Incidente em Feira de Ciências Choca Pais
Uma cena alarmante no Colégio Tamandaré, durante a feira de ciências no Recreio dos Bandeirantes, gerou preocupação entre pais e alunos. Uma criança estava realizando testes de glicose em outras crianças, utilizando lancetas que já haviam sido usadas em até três pessoas diferentes. Essa situação levou a um desespero silencioso entre os responsáveis, que temem pelas consequências para a saúde de seus filhos.
Entre os depoimentos, um pai relatou que sua filha optou por não participar devido ao medo de ser furada. “O que mais me chamou a atenção foi a mistura de crianças e a falta de cuidados com a esterilização dos equipamentos”, desabafou. A situação se tornou ainda mais grave quando uma mãe expressou a angústia de seu filho de 12 anos, que repetidamente pergunta: “Mãe, eu vou morrer?”.

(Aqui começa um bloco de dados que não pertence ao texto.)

+      const int gy = y + ky - 1, gx = x + kx - 1;
+      if (tap < 9 && gy >= 0 && gy < a.H && gx >= 0 && gx < a.W) {
+#pragma unroll
+        for (int c = 0; c < 8; ++c)
+          if (c < a.Cin) xf[s][c] = (half_t)a.x[((size_t)(b * a.Cin + c) * a.H + gy) * a.W + gx];
+      }
+    }
+  }
+  for (int idx = t; idx < N * 12; idx += 512) {
+    const int row = idx / 12, ch = idx - row * 12;
+    *reinterpret_cast<half8_t*>(wl + row * IH_KL + ch * 8) = *reinterpret_cast<const half8_t*>(a.w + (size_t)row * a.kpad + ch * 8);
+  }
+  __syncthreads();
+  for (int cg = 0; cg < N; cg += 64) {
+    half8_t o[2];
+#pragma unroll
+    for (int j = 0; j < 4; ++j) {
+      const int nrow = cg + 16 * (nn >> 2) + 4 * j + (nn & 3);
+      floatx4 acc = {0.f, 0.f, 0.f, 0.f};
+#pragma unroll
+      for (int s = 0; s < 3; ++s)
+        acc = __builtin_amdgcn_mfma_f32_16x16x32_f16(*reinterpret_cast<const half8_t*>(wl + nrow * IH_KL + (4 * s + nq) * 8), xf[s], acc, 0, 0, 0);
+#pragma unroll
+      for (int r = 0; r < 4; ++r) o[j >> 1][(j & 1) * 4 + r] = (half_t)(acc[r] + (a.bias ? a.bias[cg + 16 * nq + 4 * j + r] : 0.f));
+    }
+    half_t* dst = ot + (wave * 16 + nn) * lo + cg + 16 * nq;
+    *reinterpret_cast<half8_t*>(dst) = o[0];
+    *reinterpret_cast<half8_t*>(dst + 8) = o[1];
+  }
+  __syncthreads();
+  if (a.ws) {
+    for (int c = t; c < N; c += 512) {
+      const float pv = (float)ot[c];
+      float ss = 0.f, qq = 0.f;
+#pragma unroll 16
+      for (int px = 0; px < 128; ++px) {
+        const float f = (float)ot[px * lo + c] - pv;
+        ss += f;
+        qq += f * f;
+      }
+      cs[c] = ss;
+      cq[c] = qq;
+    }
+    __syncthreads();
+    if (t < a.groups) {
+      const float n = 128.f, P = (float)ot[t * a.cpg];
+      float ss = 0.f, qq = 0.f;
+      for (int c = t * a.cpg; c < (t + 1) * a.cpg; ++c) {
+        const float d = (float)ot[c] - P;
+        ss += cs[c] + n * d;
+        qq += cq[c] + 2.f * d * cs[c] + n * d * d;
+      }
+      const GnAcc acc = gn_acc_from_shifted(n * (float)a.cpg, P, ss, qq);
+      float* w = a.ws + (((size_t)b * SF_NBLK + blk) * SF_MAXG + t) * 2;
+      w[0] = acc.s;
+      w[1] = acc.m2;
+    }
+  }
+  const int NP = N >> 3;
+  half_t* ob = a.out + ((size_t)b * a.HW + p0) * N;
+  for (int idx = t; idx < 128 * NP; idx += 512) {
+    const int px = idx / NP, ch = idx - px * NP;
+    *reinterpret_cast<half8_t*>(ob + (size_t)px * N + ch * 8) = *reinterpret_cast<const half8_t*>(ot + px * lo + ch * 8);
+  }
+}
+
+}
+
+extern "C" int af_out_head_fused(const void* x, const void* partials, int nblk, const void* gamma, const void* beta, float eps, const void* w, const void* bias,
+                                 int kpad, void* out, int out_nchw_f32, int B, int H, int W, int C, int groups, void* stream) {
+  AF_REQUIRE(x && partials && gamma && beta && w && out, "af_out_head_fused: null pointer");
+  AF_REQUIRE(B > 0 && H > 0 && W > 0 && B <= 65535 && (long)H * W * C < (1L << 31), "af_out_head_fused: bad sizes");
+  AF_SUPPORTED(C % 32 == 0 && C <= OH_MAX_C, "af_out_head_fused: C must be a multiple of 32, at most 640");
+  AF_REQUIRE(groups > 0 && groups <= SF_MAXG && C % groups == 0, "af_out_head_fused: groups must divide C and be <= 32");
+  AF_REQUIRE(nblk > 0 && nblk <= SF_NBLK, "af_out_head_fused: nblk must be 1 .. 128");
+  AF_REQUIRE(kpad >= 9 * C && kpad % 8 == 0, "af_out_head_fused: the weight row stride must cover 9 C and be a multiple of 8");
+  AF_REQUIRE((((uintptr_t)x | (uintptr_t)w | (uintptr_t)gamma | (uintptr_t)beta) & 15) == 0, "af_out_head_fused: x / w / gamma / beta must be 16-byte aligned");
+  OhArgs a;
+  a.x = (const half_t*)x;
+  a.ws = (const float*)partials;
+  a.gamma = (const float*)gamma;
+  a.beta = (const float*)beta;
+  a.w = (const half_t*)w;
+  a.bias = (const float*)bias;
+  a.out = out;
+  a.nblk = nblk;
+  a.kpad = kpad;
+  a.out_nchw_f32 = out_nchw_f32;
+  a.B = B;
+  a.H = H;
+  a.W = W;
+  a.C = C;
+  a.groups = groups;
+  a.cpg = C / groups;
+  a.tiles_x = (W + OH_T - 1) / OH_T;
+  a.eps = eps;
+  const int tiles_y = (H + OH_T - 1) / OH_T;
+  static bool attr_set = false;
+  if (!af_allow_dyn_lds(reinterpret_cast<const void*>(&af_out_head_kernel), oh_lds_bytes(OH_MAX_C), attr_set, "af_out_head_fused")) return af_check_launch("af_out_head_fused");
+  AfLaunchScope scope(AF_FAM_GEMM, stream);
+  hipLaunchKernelGGL(af_out_head_kernel, dim3(a.tiles_x * tiles_y, B), dim3(256), oh_lds_bytes(C), (hipStream_t)stream, a);
+  return af_check_launch("af_out_head_fused");
+}
+
+extern "C" int af_in_head_fused(const void* x_nchw_f32, int Cin, const void* w, const void* bias, int kpad, void* out, void* partials, int groups, int B, int H,
+                                int W, int N, void* stream) {
+  AF_REQUIRE(x_nchw_f32 && w && out, "af_in_head_fused: null pointer");
+  AF_REQUIRE(B > 0 && B <= 65535 && H > 0 && W > 0 && Cin > 0 && (long)B * Cin * H * W < (1L << 31), "af_in_head_fused: bad sizes");
+  AF_SUPPORTED(Cin <= 8 && N > 0 && N % 64 == 0 && N <= IH_MAX_N, "af_in_head_fused: Cin <= 8, N a multiple of 64, at most 320");
+  AF_SUPPORTED((H * W) % 128 == 0 && H * W / 128 <= SF_NBLK, "af_in_head_fused: H W must be a multiple of 128, at most 128 blocks");
+  AF_REQUIRE(kpad >= 96 && kpad % 8 == 0, "af_in_head_fused: the weight row stride must be a multiple of 8, at least 96");
+  AF_REQUIRE(!partials || (groups > 0 && groups <= SF_MAXG && N % groups == 0), "af_in_head_fused: groups must divide N and be <= 32");
+  AF_REQUIRE((((uintptr_t)w | (uintptr_t)out) & 15) == 0, "af_in_head_fused: w / out must be 16-byte aligned");
+  IhArgs a;
+  a.x = (const float*)x_nchw_f32;
+  a.w = (const half_t*)w;
+  a.bias = (const float*)bias;
+  a.out = (half_t*)out;
+  a.ws = (float*)partials;
+  a.B = B;
+  a.Cin = Cin;
+  a.H = H;
+  a.W = W;
+  a.HW = H * W;
+  a.N = N;
+  a.kpad = kpad;
+  a.groups = partials ? groups : 0;
+  a.cpg = partials ? N / groups : 0;
+  static bool attr_set = false;
+  if (!af_allow_dyn_lds(reinterpret_cast<const void*>(&af_in_head_kernel), ih_lds_bytes(IH_MAX_N), attr_set, "af_in_head_fused")) return af_check_launch("af_in_head_fused");
+  AfLaunchScope scope(AF_FAM_GEMM, stream);
+  hipLaunchKernelGGL(af_in_head_kernel, dim3(a.HW / 128, B), dim3(512), ih_lds_bytes(N), (hipStream_t)stream, a);
+  return af_check_launch("af_in_head_fused");
+}
diff --git a/adaface-dev_amd/ldm/modules/diffusionmodules/openaimodel.py b/adaface-dev_amd/ldm/modules/diffusionmodules/openaimodel.py
--- a/adaface-dev_amd/ldm/modules/diffusionmodules/openaimodel.py
+++ b/adaface-dev_amd/ldm/modules/diffusionmodules/openaimodel.py
@@ -18,6 +18,8 @@
 
 
 FUSE_SKIP = os.environ.get("AF_FUSE_SKIP", "1") != "0"
+FUSE_OUT_HEAD = os.environ.get("AF_FUSE_OUT_HEAD", "1") != "0"
+FUSE_IN_HEAD = os.environ.get("AF_FUSE_IN_HEAD", "1") != "0"
 
 
 class SkipCat(tuple):
@@ -433,11 +435,11 @@
         self._packed_emb_all()
         return self
 
-    def hip(self, x_nhwc, timesteps, context, img_mask=None, capture_layers=()):
+    def hip(self, x_nhwc, timesteps, context, img_mask=None, capture_layers=(), eps_nchw_f32=False, h0=None):
         emb = self._embed(timesteps)
         kv_layers = self._project_context_all(context)
         try:
-            return self._hip_blocks(x_nhwc, emb, context, img_mask, capture_layers)
+            return self._hip_blocks(x_nhwc, emb, context, img_mask, capture_layers, eps_nchw_f32, h0)
         finally:
             for m in kv_layers:
                 m._kv_pre = None
@@ -469,7 +471,23 @@
             off += c
         return layers
 
-    def _hip_blocks(self, x_nhwc, emb, context, img_mask, capture_layers):
+    def _head(self, h, nchw_f32=False):
+        norm, conv = self.out[0], self.out[2]
+        if FUSE_OUT_HEAD and conv.kernel_size == (3, 3) and conv.stride == (1, 1) and norm.weight.dtype == torch.float32:
+            eps = ops.out_head_fused(h, norm.weight, norm.bias, norm.eps, conv.packed(), norm.num_groups, nchw_f32=nchw_f32)
+            if eps is not None:
+                return eps
+        eps = conv.hip(norm.hip(h, silu=True))
+        return ops.nhwc_f16_to_nchw_f32(eps, self.out_channels) if nchw_f32 else eps
+
+    def _in_head(self, x):
+        blk = self.input_blocks[0]
+        conv = blk[0] if len(blk) == 1 else None
+        if not FUSE_IN_HEAD or not isinstance(conv, nn.Conv2d) or conv.kernel_size != (3, 3) or conv.stride != (1, 1) or getattr(conv, "cin_pad", 0) != 8:
+            return None
+        return ops.in_head_fused(x, conv.packed())
+
+    def _hip_blocks(self, x_nhwc, emb, context, img_mask, capture_layers, eps_nchw_f32=False, h0=None):
         acts = {}
         hs = []
         h = x_nhwc
@@ -483,7 +501,7 @@
             attn2.cached_activations = None
 
         for module in self.input_blocks:
-            h = module.hip(h, emb, context, img_mask)
+            h = h0 if (layer_idx == 0 and h0 is not None) else module.hip(h, emb, context, img_mask)
             hs.append(h)
             if layer_idx in capture_layers:
                 collect(module, h)
@@ -497,10 +515,9 @@
             if layer_idx in capture_layers:
                 collect(module, h)
             layer_idx += 1
-        h = self.out[0].hip(h, silu=True)
-        return self.out[2].hip(h), acts
-
-    def hip_tail(self, trunk, timesteps, context, capture_layers, n_tail=3):
+        return self._head(h, eps_nchw_f32), acts
+
+    def hip_tail(self, trunk, timesteps, context, capture_layers, n_tail=3, eps_nchw_f32=False):
         h, skips = trunk
         emb = self._embed(timesteps)
         kv_layers = self._project_context_all(context)
@@ -517,8 +534,7 @@
                     acts[layer_idx] = a
                     attn2.cached_activations = None
                 layer_idx += 1
-            h = self.out[0].hip(h, silu=True)
-            return self.out[2].hip(h), acts
+            return self._head(h, eps_nchw_f32), acts
         finally:
             for m in kv_layers:
                 m._kv_pre = None
@@ -643,6 +659,7 @@
             gs = float((extra_info or {}).get("res_hidden_states_gradscale", 1) or 1)
             lora = (extra_info or {}).get("_ffn_lora_adapters")
             return _UNetFunction.apply(self, x, timesteps, context, img_mask, gs, lora, *[t[3] for t in lora_param_order(lora)])
+        f32_out = x.dtype != F16
         try:
             ctx = context.to(F16).contiguous()
             shared = None
@@ -650,10 +667,11 @@
                 from .capture_graph import cached_trunk
                 shared = cached_trunk(ei, x.shape[0])
             if shared is not None:
-                eps, acts = self.hip_tail(shared, timesteps, ctx, captured)
+                eps, acts = self.hip_tail(shared, timesteps, ctx, captured, eps_nchw_f32=f32_out)
             else:
-                xh = to_nhwc_f16(x, ops.round_up(self.in_channels, 8))
-                eps, acts = self.hip(xh, timesteps, ctx, img_mask, captured)
+                h0 = self._in_head(x)
+                xh = to_nhwc_f16(x, ops.round_up(self.in_channels, 8)) if h0 is None else None
+                eps, acts = self.hip(xh, timesteps, ctx, img_mask, captured, eps_nchw_f32=f32_out, h0=h0)
         finally:
             if capture:
                 self.set_cross_attn_flags(ca_flag_dict=old_flags, ca_layer_indices=captured)
@@ -661,6 +679,8 @@
             extra_info["ca_layers_activations"] = {
                 key: {li: acts[li][key] for li in acts} for key in ("outfeat", "attn", "attnscore", "q", "q2", "k", "v", "attn_out")
             }
+        if f32_out:
+            return eps if x.dtype == torch.float32 else eps.to(x.dtype)
         return from_nhwc_f16(eps, x.dtype, self.out_channels)
 
 
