#if defined(CV_WG_STAMP) && defined(CV_TILE_STAMPS)
constexpr int CV_STAMP_KERNELS = 8;
__device__ unsigned long long cv_wg_stamp[CV_STAMP_KERNELS * 4096 * 4];
__device__ unsigned cv_wg_stamp_n[CV_STAMP_KERNELS];
extern "C" int cv_debug_wg_stamps(unsigned long long *out, unsigned *counts)
{
    if (hipMemcpyFromSymbol(counts, HIP_SYMBOL(cv_wg_stamp_n), sizeof(cv_wg_stamp_n)) != hipSuccess) return 1;
    return hipMemcpyFromSymbol(out, HIP_SYMBOL(cv_wg_stamp), sizeof(cv_wg_stamp)) != hipSuccess;
}
struct cv_stamp {
    unsigned long long t0, c0;
    __device__ __forceinline__ cv_stamp() : t0(__builtin_amdgcn_s_memrealtime()), c0(__builtin_amdgcn_s_memtime()) {}
    __device__ __forceinline__ void end(int kid) const
    {
        asm volatile("s_waitcnt vmcnt(0)" ::: "memory");
        const unsigned long long t1 = __builtin_amdgcn_s_memrealtime(), c1 = __builtin_amdgcn_s_memtime();
        const unsigned hw = __builtin_amdgcn_s_getreg(4 | (31 << 11)), xcc = __builtin_amdgcn_s_getreg(20 | (31 << 11));
        if ((threadIdx.x & 63) == 0) {
            const unsigned i = atomicAdd(&cv_wg_stamp_n[kid], 1u) & 4095u;
            unsigned long long *o = cv_wg_stamp + ((size_t)kid * 4096 + i) * 4;
            o[0] = t0; o[1] = t1; o[2] = c1 - c0; o[3] = ((unsigned long long)xcc << 32) | hw;
        }
    }
};
#define CV_STAMP_BEGIN const cv_stamp cv_st;
#define CV_STAMP_END(cond, kid) do { if (cond) cv_st.end(kid); } while (0)
#ifdef CV_ROW_PHASES
#define CV_PHASE_BEGIN unsigned long long cv_ph[4] = {0, 0, 0, 0}; unsigned long long cv_pt = __builtin_amdgcn_s_memtime();
#define CV_PHASE(i) do { const unsigned long long t_ = __builtin_amdgcn_s_memtime(); cv_ph[i] += t_ - cv_pt; cv_pt = t_; } while (0)
#define CV_PHASE_END(cond, w) do { if ((cond) && (threadIdx.x & 63) == 0) { const unsigned i_ = atomicAdd(&cv_wg_stamp_n[7], 1u) & 4095u; \
    unsigned long long *o_ = cv_wg_stamp + ((size_t)7 * 4096 + i_) * 4; o_[0] = cv_ph[0]; o_[1] = cv_ph[1]; o_[2] = cv_ph[2]; o_[3] = (unsigned long long)(w) | (cv_ph[3] << 8); } } while (0)
#define CV_PHASE_DRAIN() asm volatile("s_waitcnt vmcnt(0)" ::: "memory")
#endif
#else
#define CV_STAMP_BEGIN
#define CV_STAMP_END(cond, kid) do { } while (0)
#endif
#ifndef CV_PHASE_BEGIN
#define CV_PHASE_BEGIN
#define CV_PHASE(i) do { } while (0)
#define CV_PHASE_END(cond, w) do { } while (0)
#endif
#ifndef CV_PHASE_DRAIN
#define CV_PHASE_DRAIN() do { } while (0)
#endif

namespace {

__device__ __forceinline__ f4 mfma4(float a, float b, f4 c)
{
    return __builtin_amdgcn_mfma_f32_16x16x4f32(a, b, c, 0, 0, 0);
}

__device__ __forceinline__ f4 selu4(f4 v)
{
    const cvm::f2v a = cvm::selu2((cvm::f2v){v[0], v[1]}), b = cvm::selu2((cvm::f2v){v[2], v[3]});
    return (f4){a[0], a[1], b[0], b[1]};
}

__device__ __forceinline__ float vmaxf(float a, float b)
{
    float r;
    asm("v_max_f32 %0, %1, %2" : "=v"(r) : "v"(a), "v"(b));
    return r;
}

__device__ __forceinline__ f4 max3_4(f4 a, f4 b, f4 c)
{
    f4 r;
#pragma unroll
    for (int k = 0; k < 4; k++) {
        float v;
        asm("v_max3_f32 %0, %1, %2, %3" : "=v"(v) : "v"(a[k]), "v"(b[k]), "v"(c[k]));
        r[k] = v;
    }
    return r;
}

__device__ __forceinline__ f4 max4(f4 a, f4 b)
{
    f4 r;
    r[0] = vmaxf(a[0], b[0]); r[1] = vmaxf(a[1], b[1]); r[2] = vmaxf(a[2], b[2]); r[3] = vmaxf(a[3], b[3]);
    return r;
}

__device__ __forceinline__ f4 load_bias4(const float *__restrict__ bias, int ob, int q, int nout)
{
    f4 b;
#pragma unroll
    for (int r = 0; r < 4; r++) {
        int f = 16 * ob + 4 * r + q;
        b[r] = f < nout ? bias[f] : 0.0f;
    }
    return b;
}

typedef unsigned int u32x2 __attribute__((ext_vector_type(2)));

struct cv_dropout_args { float *d4, *amask; int nunits; float rate; uint64_t seed, step; int64_t cand0; };

__device__ __forceinline__ void dropout_value(float &v, float &mk, int unit, int nunits, int64_t cand, float rate, uint64_t seed,
                                              uint64_t step, uint64_t salt = 0)
{
    mk = 1.0f;
    if (unit >= nunits) { v = 0.0f; mk = 0.0f; }
    else if (rate > 0.0f) {
        const float ap = -1.7580993408473766f;
        float q = 1.0f - rate;
        float a = sqrtf(1.0f / (q * ((1.0f - q) * (ap * ap) + 1.0f)));
        float b = 0.0f - a * ((1.0f - q) * ap);
        uint64_t ctr = (seed * 0x9E3779B97F4A7C15ull) ^ (step << 40) ^ (uint64_t)(cand * nunits + unit) ^ salt;
        ctr += 0x9E3779B97F4A7C15ull;
        ctr = (ctr ^ (ctr >> 30)) * 0xBF58476D1CE4E5B9ull;
        ctr = (ctr ^ (ctr >> 27)) * 0x94D2049BB133111Bull;
        ctr = ctr ^ (ctr >> 31);
        float u = (float)((uint32_t)(ctr >> 32) >> 8) * (1.0f / 16777216.0f);
        float keep = floorf(q + u);
        v = a * (v * keep + ap * (1.0f - keep)) + b;
        mk = a * keep;
    }
}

Busca por Atendimento e Preocupações com a Saúde
Até o domingo seguinte ao evento, pelo menos 23 pessoas buscaram atendimento médico, com 20 delas no Hospital Municipal Lourenço Jorge. A escola, por sua vez, informou que outros três alunos procuraram unidades de saúde particulares. Os pais se sentem injustamente deixados à mercê de uma experiência que deveria ter sido segura.
Uma mãe relatou ter registrado um boletim de ocorrência pela internet após sua filha retornar do hospital em estado de desespero, preocupada com a possibilidade de contrair doenças como HIV. Outro pai também ressaltou a responsabilidade da escola e da mãe da estudante responsável pelo teste, que estava presente durante a testagem.
Reações da Escola e Providências Tomadas
O vice-diretor-geral do colégio, Antonio Henrique, esclareceu que o uso do equipamento foi feito sem autorização e que a intenção era apenas apresentar o aparelho. Ele afirmou que todos os testes realizados foram negativos e garantiu que a equipe da escola interrompeu a atividade assim que percebeu o que estava acontecendo.
Profissionais de saúde do Centro Municipal de Saúde Harvey Ribeiro de Souza Filho estarão disponíveis na escola para orientar as famílias afetadas. A direção do colégio informou que testes médicos estarão disponíveis, mas não de forma imediata. A situação chamou a atenção até mesmo de especialistas que nunca tinham ouvido falar de algo semelhante em suas longas carreiras.
Investigação em Andamento
A Polícia Civil já registrou o ocorrido e está ouvindo testemunhas para conduzir uma investigação. O caso levanta questões importantes sobre os cuidados e supervisões necessárias em ambientes escolares, destacando a urgência de protocolos rigorosos para a segurança dos alunos em eventos educacionais.